And then if you want to and can afford it, get yourself some lovely clothes that make you feel great, that you think you look great in. Don't worry about all those articles telling you that you can't wear X or Y because it won't be "flattering", go for something that makes you feel awesome. Colours that cheer you up just to look at them, fabrics that feel fantastic, maybe something that's really comfortable so that you can relax (I have to be really careful about this due to chronic pain, I have a lot of tunic tops that you can hide a TENS machine under and live in stretchy maternity bras because they're the only ones that don't hurt, and I still look damned sexy), or something structured like a corset if that turns you on. Curvety is on the pricier end, but there are still quite a few options out there. Bravissimo have a clothing range which varies but has a fair amount of gorgeous stuff, and you can find older stock more cheaply on eBay too. They're also the best people to go to for finding a bra that fits properly and have a good range of pretty bras in larger cup sizes, since high street stores have a ridiculously small range that only really suit smaller-breasted folks. Lovely lingerie is a mood-lifter for lots of people!

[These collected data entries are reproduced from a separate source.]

template <typename real, int NT>
static int disc_eval(pinn_ctx* c, hipEvent_t* ev4, const AdamFuse* af) {
  const DiscDesc dd = c->dd;
  const InMap<real> m(c->lb, c->ub);
  const real c1 = real(1), c2 = (real)c->nu;
  if (int rc = disc_set_lds<real, NT>()) return rc;
  const dim3 grid(dd.n_groups, dd.n_chunks), block(256);
  const real* th = c->theta_r.as<real>();
  if (ev4) HIPCHK(hipEventRecord(ev4[0], c->stream));
  hipLaunchKernelGGL((k_disc_fwd<real, NT>), grid, block, disc_fwd_lds<NT>(sizeof(real)), c->stream, c->nd, dd, th,
                     c->xs.as<real>(), m.lbx, m.sx, c1, c2, c->d_Ast.as<real>(), c->d_A3.as<real>(), c->d_U3.as<real>(),
                     c->d_Nn.as<real>(), 1);
  hipLaunchKernelGGL((k_disc_irk<real>), grid, block, 0, c->stream, dd, c->nd.n_out, c->d_ginfo,
                     c->d_MT[0].as<real>(), c->d_MT[1].as<real>(), c->d_Nn.as<real>(),
                     c->d_U3.as<real>(), c->tgt.as<real>(), c->d_R.as<real>(), c->d_lossp.as<real>(), 0);
  if (ev4) HIPCHK(hipEventRecord(ev4[1], c->stream));
  hipLaunchKernelGGL((k_disc_bwd_out<real, NT>), grid, block, disc_out_lds<NT>(sizeof(real)), c->stream, c->nd, dd,
                     th, c->d_ginfo, c->d_M[0].as<real>(), c->d_M[1].as<real>(), c->d_R.as<real>(),
                     c->d_U3.as<real>(), c->d_A3.as<real>(), c1, c2, c->part.as<real>(), c->R, c->d_dAp.as<real>(),
                     c->d_lamp.as<real>());
  hipLaunchKernelGGL((k_disc_bwd_hidden<real, NT>), dim3(dd.n_groups), block, disc_hid_lds<NT>(sizeof(real)),
                     c->stream, c->nd, dd, th, c->d_ginfo, c->xs.as<real>(), m.lbx, m.sx, c->d_Ast.as<real>(),
                     c->d_dAp.as<real>(), c->d_lossp.as<real>(), c->d_lamp.as<real>(), c->part.as<real>(), c->R);
  if (ev4) HIPCHK(hipEventRecord(ev4[2], c->stream));
  HIPCHK(hipGetLastError());
  return launch_reduce<real>(c, dd.n_groups, af);
}

static int disc_eval_any(pinn_ctx* c, hipEvent_t* ev4, const AdamFuse* af) {
  if (c->dtype == PINN_F64) return disc_eval<double, 4>(c, ev4, af);
  return c->dd.wp == 64 ? disc_eval<float, 4>(c, ev4, af) : disc_eval<float, 8>(c, ev4, af);
}

static int eval_loss_grad(pinn_ctx* c, const AdamFuse* af = nullptr) {
  int rc = src_fresh(c, "evaluation");
  if (rc) return rc;
  rc = is_disc(c) ? disc_ensure(c) : ensure_sets(c);
  if (rc) return rc;
  c->n_evals += 1;
  hipEvent_t* ev4 = nullptr;
  if (c->timing && c->ev_used < c->ev_cap_evals && (c->ev_seen++ % c->ev_every) == 0)
    ev4 = &c->ev[(size_t)4 * c->ev_used];
  if (is_disc(c)) rc = disc_eval_any(c, ev4, af);
  else
    rc = by_kind(c, pde_kind(c, AT_TRAINING), [&](auto r, auto kind) {
      return launch_sweeps<decltype(r), decltype(kind)::value>(c, ev4, af);
    });
  if (rc) return rc;
  if (c->comm && !c->xg.on)
    NCCLCHK(ncclAllReduce(c->gl, c->gl, (size_t)c->R, ncclDouble, ncclSum, c->comm, c->stream));
  if (ev4) { HIPCHK(hipEventRecord(ev4[3], c->stream)); c->ev_used++; }
  return 0;
}
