__global__ void slot_gather_kernel(const int32_t *idx, const float *v, int64_t Etot, int64_t n_valid,
                                   float *out) {
    int64_t p = (int64_t)blockIdx.x * blockDim.x + threadIdx.x;
    if (p >= Etot) return;
    const int64_t k = (uint32_t)idx[p];
    out[p] = k < n_valid ? v[k] : 1.0f;
}

__global__ void self_loops_kernel(const void *src, const void *dst, int idx_bytes, int base,
                                  int64_t E, int64_t n, void *out_src, void *out_dst,
                                  const float *w, float *out_w) {
    int64_t k = (int64_t)blockIdx.x * blockDim.x + threadIdx.x;
    if (k >= E + n) return;
    if (k < E) {
        store_index(out_src, k, idx_bytes, load_index(src, k, idx_bytes, 0));
        store_index(out_dst, k, idx_bytes, load_index(dst, k, idx_bytes, 0));
        if (out_w) out_w[k] = w[k];
    } else {
        int64_t v = (k - E) + base;
        store_index(out_src, k, idx_bytes, v);
        store_index(out_dst, k, idx_bytes, v);
        if (out_w) out_w[k] = 1.0f;
    }
}

__global__ void batch_edges_kernel(const void *src, const void *dst, int idx_bytes,
                                   const int64_t *edge_ptr, const int64_t *node_ptr, int64_t G,
                                   int64_t Etot, void *out_src, void *out_dst) {
    int64_t k = (int64_t)blockIdx.x * blockDim.x + threadIdx.x;
    if (k >= Etot) return;
    int64_t lo = 0, hi = G;
    while (hi - lo > 1) {
        int64_t mid = (lo + hi) >> 1;
        if (edge_ptr[mid] <= k)
            lo = mid;
        else
            hi = mid;
    }
    int64_t off = node_ptr[lo];
    store_index(out_src, k, idx_bytes, load_index(src, k, idx_bytes, 0) + off);
    store_index(out_dst, k, idx_bytes, load_index(dst, k, idx_bytes, 0) + off);
}
__global__ void batch_indicator_kernel(const int64_t *node_ptr, int64_t G, int64_t Ntot,
                                       int idx_bytes, int base, void *gi) {
    int64_t v = (int64_t)blockIdx.x * blockDim.x + threadIdx.x;
    if (v >= Ntot) return;
    int64_t lo = 0, hi = G;
    while (hi - lo > 1) {
        int64_t mid = (lo + hi) >> 1;
        if (node_ptr[mid] <= v)
            lo = mid;
        else
            hi = mid;
    }
    store_index(gi, v, idx_bytes, lo + base);
}

static inline unsigned nblocks(int64_t n, int bs) { return (unsigned)((n + bs - 1) / bs); }

int plan_long_thresh(int64_t Etot) {
    if (knob(KNOB_LONG_ROW) > 0) return knob(KNOB_LONG_ROW);
    int th = GNNMP_MIN_LONG_ROW;
    while (th < GNNMP_LONG_ROW && (double)th < 4e-5 * (double)Etot) th <<= 1;
    return th;
}

static int plan_chunk_slots() {
    const int v = knob(KNOB_CHUNK_SLOTS);
    return v >= 16 ? v : 128;
}

int plan_build_long_rows(gnnmp_graph *p, hipStream_t stream) {
    const int64_t n_dst = p->n_dst, Etot = p->n_total;
    const int BS = 256;
    const int cap = (int)std::min<int64_t>(Etot / std::max(1, p->long_thresh) + 1, n_dst + 1);
    DevBuf<int64_t> long_tmp;
    DevBuf<int> flags;
    GNNMP_HIP(flags.alloc(4));
    GNNMP_HIP(hipMemsetAsync(flags.get(), 0, sizeof(int) * 4, stream));
    GNNMP_HIP(long_tmp.alloc(3 * (size_t)std::max(cap, 1)));
    if (n_dst > 0) {
        plan_long_rows<<<nblocks(n_dst, BS), BS, 0, stream>>>(p->rowptr, n_dst, p->long_thresh, long_tmp.get(), cap, flags.get(),
                                                              reinterpret_cast<unsigned long long *>(flags.get() + 2));
        GNNMP_HIP(hipGetLastError());
    }
    int meta[4] = {0, 0, 0, 0};
    GNNMP_HIP(hipMemcpyAsync(meta, flags.get(), sizeof(int) * 4, hipMemcpyDeviceToHost, stream));
    GNNMP_HIP(hipStreamSynchronize(stream));
    unsigned long long md;
    memcpy(&md, meta + 2, sizeof(md));
    p->max_degree = (int64_t)md;
    p->n_long = std::min(meta[0], cap);
    if (p->n_long == 0) return GNNMP_OK;
    struct Tri { int64_t row, beg, end; };
    std::vector<Tri> h((size_t)p->n_long);
    GNNMP_HIP(hipMemcpy(h.data(), long_tmp.get(), sizeof(Tri) * h.size(), hipMemcpyDeviceToHost));
    std::sort(h.begin(), h.end(), [](const Tri &a, const Tri &b) { return a.row < b.row; });
    std::vector<int32_t> rows, cptr, crow, clrow;
    std::vector<uint32_t> cbeg, cend;
    cptr.push_back(0);
    const int64_t clen = std::min<int64_t>(p->long_thresh, plan_chunk_slots());
    for (const Tri &t : h) {
        const int64_t len = t.end - t.beg;
        const int64_t nch = (len + clen - 1) / clen;
        const int64_t csz = (len + nch - 1) / nch;
        for (int64_t c = 0; c < nch; ++c) {
            crow.push_back((int32_t)t.row);
            clrow.push_back((int32_t)rows.size());
            cbeg.push_back((uint32_t)(t.beg + c * csz));
            cend.push_back((uint32_t)std::min(t.beg + (c + 1) * csz, t.end));
        }
        rows.push_back((int32_t)t.row);
        cptr.push_back((int32_t)crow.size());
    }
    if (crow.size() >= (size_t)INT32_MAX)
        return fail(GNNMP_EUNSUPPORTED, "plan_create: %zu chunks of split rows exceed the int32 chunk index", crow.size());
    p->n_chunks = (int)crow.size();
    auto upload = [&](auto *&dst, const auto &v) -> hipError_t {
        const size_t bytes = sizeof(v[0]) * v.size();
        const hipError_t e = alloc_into(dst, v.size());
        if (e != hipSuccess) return e;
        p->bytes += (int64_t)bytes;
        return hipMemcpy(dst, v.data(), bytes, hipMemcpyHostToDevice);
    };
    GNNMP_HIP(upload(p->long_rows, rows));
    GNNMP_HIP(upload(p->long_cptr, cptr));
    GNNMP_HIP(upload(p->chunk_row, crow));
    GNNMP_HIP(upload(p->chunk_lrow, clrow));
    GNNMP_HIP(upload(p->chunk_beg, cbeg));
    GNNMP_HIP(upload(p->chunk_end, cend));
    return GNNMP_OK;
}

}

using namespace gnnmp;

extern "C" {

int gnnmp_plan_destroy(gnnmp_graph_t *p) { return plan_dispose(p, nullptr, false); }

int gnnmp_plan_reset_counters(gnnmp_graph_t *p, gnnmp_stream_t stream_) {
    hipStream_t stream = (hipStream_t)stream_;
    if (!p) return fail(GNNMP_EINVAL, "plan_reset_counters: null plan");
    if (p->arrive && p->arrive_n) GNNMP_HIP(hipMemsetAsync(p->arrive, 0, sizeof(uint32_t) * p->arrive_n, stream));
    if (p->ticket) GNNMP_HIP(hipMemsetAsync(p->ticket, 0, 2 * sizeof(uint32_t), stream));
    return GNNMP_OK;
}

int gnnmp_plan_release(gnnmp_graph_t *p, gnnmp_stream_t stream) { return plan_dispose(p, (hipStream_t)stream, true); }

}

namespace gnnmp {
int plan_dispose(gnnmp_graph_t *p, hipStream_t stream, bool stream_known) {
    if (!p) return GNNMP_OK;
    if (p->block) {
        pool_park(p->block, p->block_bytes, stream, stream_known);
        p->rowptr = nullptr;
        p->col = nullptr;
        p->eid = nullptr;
    }
    void *const owned[] = {p->rowptr, p->col, p->eid, p->long_rows, p->long_cptr, p->chunk_row, p->chunk_lrow, p->arrive, p->spart,
                           p->chunk_beg, p->chunk_end, p->ws, p->ticket, p->row_order};
    for (void *q : owned)
        if (q) (void)dev_free(q);
    delete p;
    return GNNMP_OK;
}
int check_transposed(const char *who, const gnnmp_graph_t *plan, const gnnmp_graph_t *plan_t) {
    if (plan_t->n_dst != plan->n_src || plan_t->n_src != plan->n_dst || plan_t->n_total != plan->n_total)
        return fail(GNNMP_EINVAL, "%s: plan_t is not the transpose of plan (%lld x %lld, %lld edges vs %lld x %lld, %lld)", who,
                    (long long)plan_t->n_dst, (long long)plan_t->n_src, (long long)plan_t->n_total,
                    (long long)plan->n_dst, (long long)plan->n_src, (long long)plan->n_total);
    return GNNMP_OK;
}
}

extern "C" {

int gnnmp_plan_create(gnnmp_graph_t **out, const void *src, const void *dst, int idx_bytes,
                      int index_base, int64_t n_src, int64_t n_dst, int64_t n_edges,
                      int add_self_loops, int validate, gnnmp_stream_t stream_) {
    hipStream_t stream = (hipStream_t)stream_;
    if (!out) return fail(GNNMP_EINVAL, "plan_create: out is NULL");
    *out = nullptr;
    if (idx_bytes != 4 && idx_bytes != 8)
        return fail(GNNMP_EINVAL, "plan_create: idx_bytes must be 4 or 8 (got %d)", idx_bytes);
    if (index_base != 0 && index_base != 1)
        return fail(GNNMP_EINVAL, "plan_create: index_base must be 0 or 1 (got %d)", index_base);
    if (n_src < 0 || n_dst < 0 || n_edges < 0)
        return fail(GNNMP_EINVAL, "plan_create: negative size");
    if (n_edges > 0 && (!src || !dst)) return fail(GNNMP_EINVAL, "plan_create: null edge index");
    if (add_self_loops && n_src != n_dst)
        return fail(GNNMP_EINVAL, "plan_create: add_self_loops needs n_src == n_dst (%lld vs %lld)",
                    (long long)n_src, (long long)n_dst);
    const int64_t Etot = n_edges + (add_self_loops ? n_dst : 0);
    if (Etot >= (int64_t)GNNMP_MAX_SLOTS || n_src >= (int64_t)INT32_MAX || n_dst >= (int64_t)INT32_MAX)
        return fail(GNNMP_EUNSUPPORTED, "plan_create: E' = %lld (limit 2^32 - 65536) / N = %lld (limit 2^31 - 2) exceed the plan format",
                    (long long)Etot, (long long)std::max(n_src, n_dst));

    PlanPtr p(new gnnmp_graph_t());
    p->n_src = n_src;
    p->n_dst = n_dst;
    p->n_edges = n_edges;
    p->n_total = Etot;
    p->self_loops = add_self_loops ? 1 : 0;
    p->long_thresh = plan_long_thresh(Etot);

    const int BS = 256;
    const size_t epad = (size_t)std::max<int64_t>(Etot, 1);
    DevBuf<int> flags;
    DevBuf<unsigned char> sort_keys;
    uint32_t *keys_out = nullptr;
    GNNMP_HIP(alloc_into(p->rowptr, (size_t)(n_dst + 1)));
    GNNMP_HIP(alloc_into(p->col, epad));
    GNNMP_HIP(alloc_into(p->eid, epad));
    GNNMP_HIP(flags.alloc(4));
    GNNMP_HIP(hipMemsetAsync(flags.get(), 0, sizeof(int) * 4, stream));
    p->bytes = (int64_t)(sizeof(int32_t) * ((size_t)(n_dst + 1) + 2 * epad));

    if (Etot > 0) {
        const size_t piece = (sizeof(uint32_t) * epad + 255) & ~(size_t)255;
        GNNMP_HIP(sort_keys.alloc(3 * piece));
        uint32_t *keys_in = reinterpret_cast<uint32_t *>(sort_keys.get());
        keys_out = reinterpret_cast<uint32_t *>(sort_keys.get() + piece);
        uint32_t *vals_in = reinterpret_cast<uint32_t *>(sort_keys.get() + 2 * piece);
        plan_fill_keys<<<nblocks(Etot, BS), BS, 0, stream>>>(src, dst, idx_bytes, index_base,
                                                             n_edges, Etot, n_src, n_dst, keys_in,
                                                             vals_in, flags.get());
        GNNMP_HIP(hipGetLastError());
        if (validate) {
            int bad = 0;
            GNNMP_HIP(hipMemcpyAsync(&bad, flags.get(), sizeof(int), hipMemcpyDeviceToHost, stream));
            GNNMP_HIP(hipStreamSynchronize(stream));
            if (bad)
                return fail(GNNMP_EBOUNDS, "plan_create: edge index outside 1..N (n_src=%lld n_dst=%lld)",
                            (long long)n_src, (long long)n_dst);
        }
        unsigned bits = 1;
        while (bits < 32 && ((int64_t)1 << bits) < n_dst) ++bits;
        GNNMP_TRY(radix_sort_pairs_u32(keys_in, keys_out, vals_in, reinterpret_cast<uint32_t *>(p->eid), (size_t)Etot, 0, (int)bits,
                                       stream));
        plan_col<<<nblocks(Etot, BS), BS, 0, stream>>>(src, idx_bytes, index_base, n_edges, Etot,
                                                       reinterpret_cast<uint32_t *>(p->eid), p->col);
        GNNMP_HIP(hipGetLastError());
    }
    plan_rowptr<<<nblocks(n_dst + 1, BS), BS, 0, stream>>>(keys_out, Etot, n_dst, p->rowptr);
    GNNMP_HIP(hipGetLastError());

    GNNMP_TRY(plan_build_long_rows(p.get(), stream));
    *out = p.release();
    return GNNMP_OK;
}

int gnnmp_plan_from_csc(gnnmp_graph_t **out, const void *colptr, const void *rowval, int idx_bytes, int index_base, int64_t n_src,
                        int64_t n_dst, int64_t n_edges, int validate, gnnmp_stream_t stream_) {
    hipStream_t stream = (hipStream_t)stream_;
    if (!out) return fail(GNNMP_EINVAL, "plan_from_csc: out is NULL");
    *out = nullptr;
    if (idx_bytes != 4 && idx_bytes != 8) return fail(GNNMP_EINVAL, "plan_from_csc: idx_bytes must be 4 or 8 (got %d)", idx_bytes);
    if (index_base != 0 && index_base != 1) return fail(GNNMP_EINVAL, "plan_from_csc: index_base must be 0 or 1 (got %d)", index_base);
    if (n_src < 0 || n_dst < 0 || n_edges < 0) return fail(GNNMP_EINVAL, "plan_from_csc: negative size");
    if (!colptr || (n_edges > 0 && !rowval)) return fail(GNNMP_EINVAL, "plan_from_csc: null colptr / rowval");
    if (n_edges >= (int64_t)GNNMP_MAX_SLOTS || n_src >= (int64_t)INT32_MAX || n_dst >= (int64_t)INT32_MAX)
        return fail(GNNMP_EUNSUPPORTED, "plan_from_csc: E = %lld (limit 2^32 - 65536) / N = %lld (limit 2^31 - 2) exceed the plan format",
                    (long long)n_edges, (long long)std::max(n_src, n_dst));
    PlanPtr p(new gnnmp_graph_t());
    p->n_src = n_src;
    p->n_dst = n_dst;
    p->n_edges = n_edges;
    p->n_total = n_edges;
    p->long_thresh = plan_long_thresh(n_edges);
    const int BS = 256;
    const size_t epad = (size_t)std::max<int64_t>(n_edges, 1);
    DevBuf<int> flags;
    GNNMP_HIP(alloc_into(p->rowptr, (size_t)(n_dst + 1)));
    GNNMP_HIP(alloc_into(p->col, epad));
    GNNMP_HIP(alloc_into(p->eid, epad));
    GNNMP_HIP(flags.alloc(4));
    GNNMP_HIP(hipMemsetAsync(flags.get(), 0, sizeof(int) * 4, stream));
    p->bytes = (int64_t)(sizeof(int32_t) * ((size_t)(n_dst + 1) + 2 * epad));
    csc_rowptr_kernel<<<nblocks(n_dst + 1, BS), BS, 0, stream>>>(colptr, idx_bytes, index_base, n_dst, n_edges, p->rowptr, flags.get());
    GNNMP_HIP(hipGetLastError());
    if (n_edges > 0) {
        csc_col_kernel<<<nblocks(n_edges, BS), BS, 0, stream>>>(rowval, idx_bytes, index_base, n_edges, n_src, p->col, p->eid, flags.get());
        GNNMP_HIP(hipGetLastError());
    }
    (void)validate;
    int bad = 0;
    GNNMP_HIP(hipMemcpyAsync(&bad, flags.get(), sizeof(int), hipMemcpyDeviceToHost, stream));
    GNNMP_HIP(hipStreamSynchronize(stream));
    if (bad)
        return fail(GNNMP_EBOUNDS, "plan_from_csc: colptr is not a monotone 0..E column pointer, or a row index lies outside 1..n_src "
                    "(n_src=%lld n_dst=%lld E=%lld)", (long long)n_src, (long long)n_dst, (long long)n_edges);
    GNNMP_TRY(plan_build_long_rows(p.get(), stream));
    *out = p.release();
    return GNNMP_OK;
}

int gnnmp_plan_slot_gather_f32(gnnmp_graph_t *p, int by, const float *v, float *out_slot,
                               gnnmp_stream_t stream_) {
    hipStream_t stream = (hipStream_t)stream_;
    if (!p) return fail(GNNMP_EINVAL, "plan_slot_gather: null plan");
    if (by != 0 && by != 1) return fail(GNNMP_EINVAL, "plan_slot_gather: `by` must be 0 (node) or 1 (edge)");
    if (p->n_total == 0) return GNNMP_OK;
    if (!v || !out_slot) return fail(GNNMP_EINVAL, "plan_slot_gather: null pointer");
    if (by == 0)
        slot_gather_kernel<<<nblocks(p->n_total, 256), 256, 0, stream>>>(p->col, v, p->n_total, p->n_src, out_slot);
    else
        slot_gather_kernel<<<nblocks(p->n_total, 256), 256, 0, stream>>>(p->eid, v, p->n_total, p->n_edges, out_slot);
    GNNMP_LAUNCH_CHECK("slot_gather_kernel");
    return GNNMP_OK;
}

int gnnmp_plan_info(const gnnmp_graph_t *p, int64_t info[8]) {
    if (!p || !info) return fail(GNNMP_EINVAL, "plan_info: null argument");
    info[0] = p->n_src;
    info[1] = p->n_dst;
    info[2] = p->n_edges;
    info[3] = p->n_total;
    info[4] = p->max_degree;
    info[5] = p->n_long;
    info[6] = p->bytes;
    info[7] = p->long_thresh;
    return GNNMP_OK;
}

I wouldn't go for a bodystocking to hide your body during sex, you want to be enjoying your own skin. Maybe lower lighting while you get used to feeling more confident about your body again? Romantic lighting is always enjoyable, you can get really lovely fairy lights and candles and such. Or perhaps get yourself a fun toy that you can use together? There's nothing like a nice intense orgasm to take your mind off other things, and I'm not the only one whose partner thinks I look incredibly hot using a toy, especially when I'm thrashing around and making all sorts of happy noises.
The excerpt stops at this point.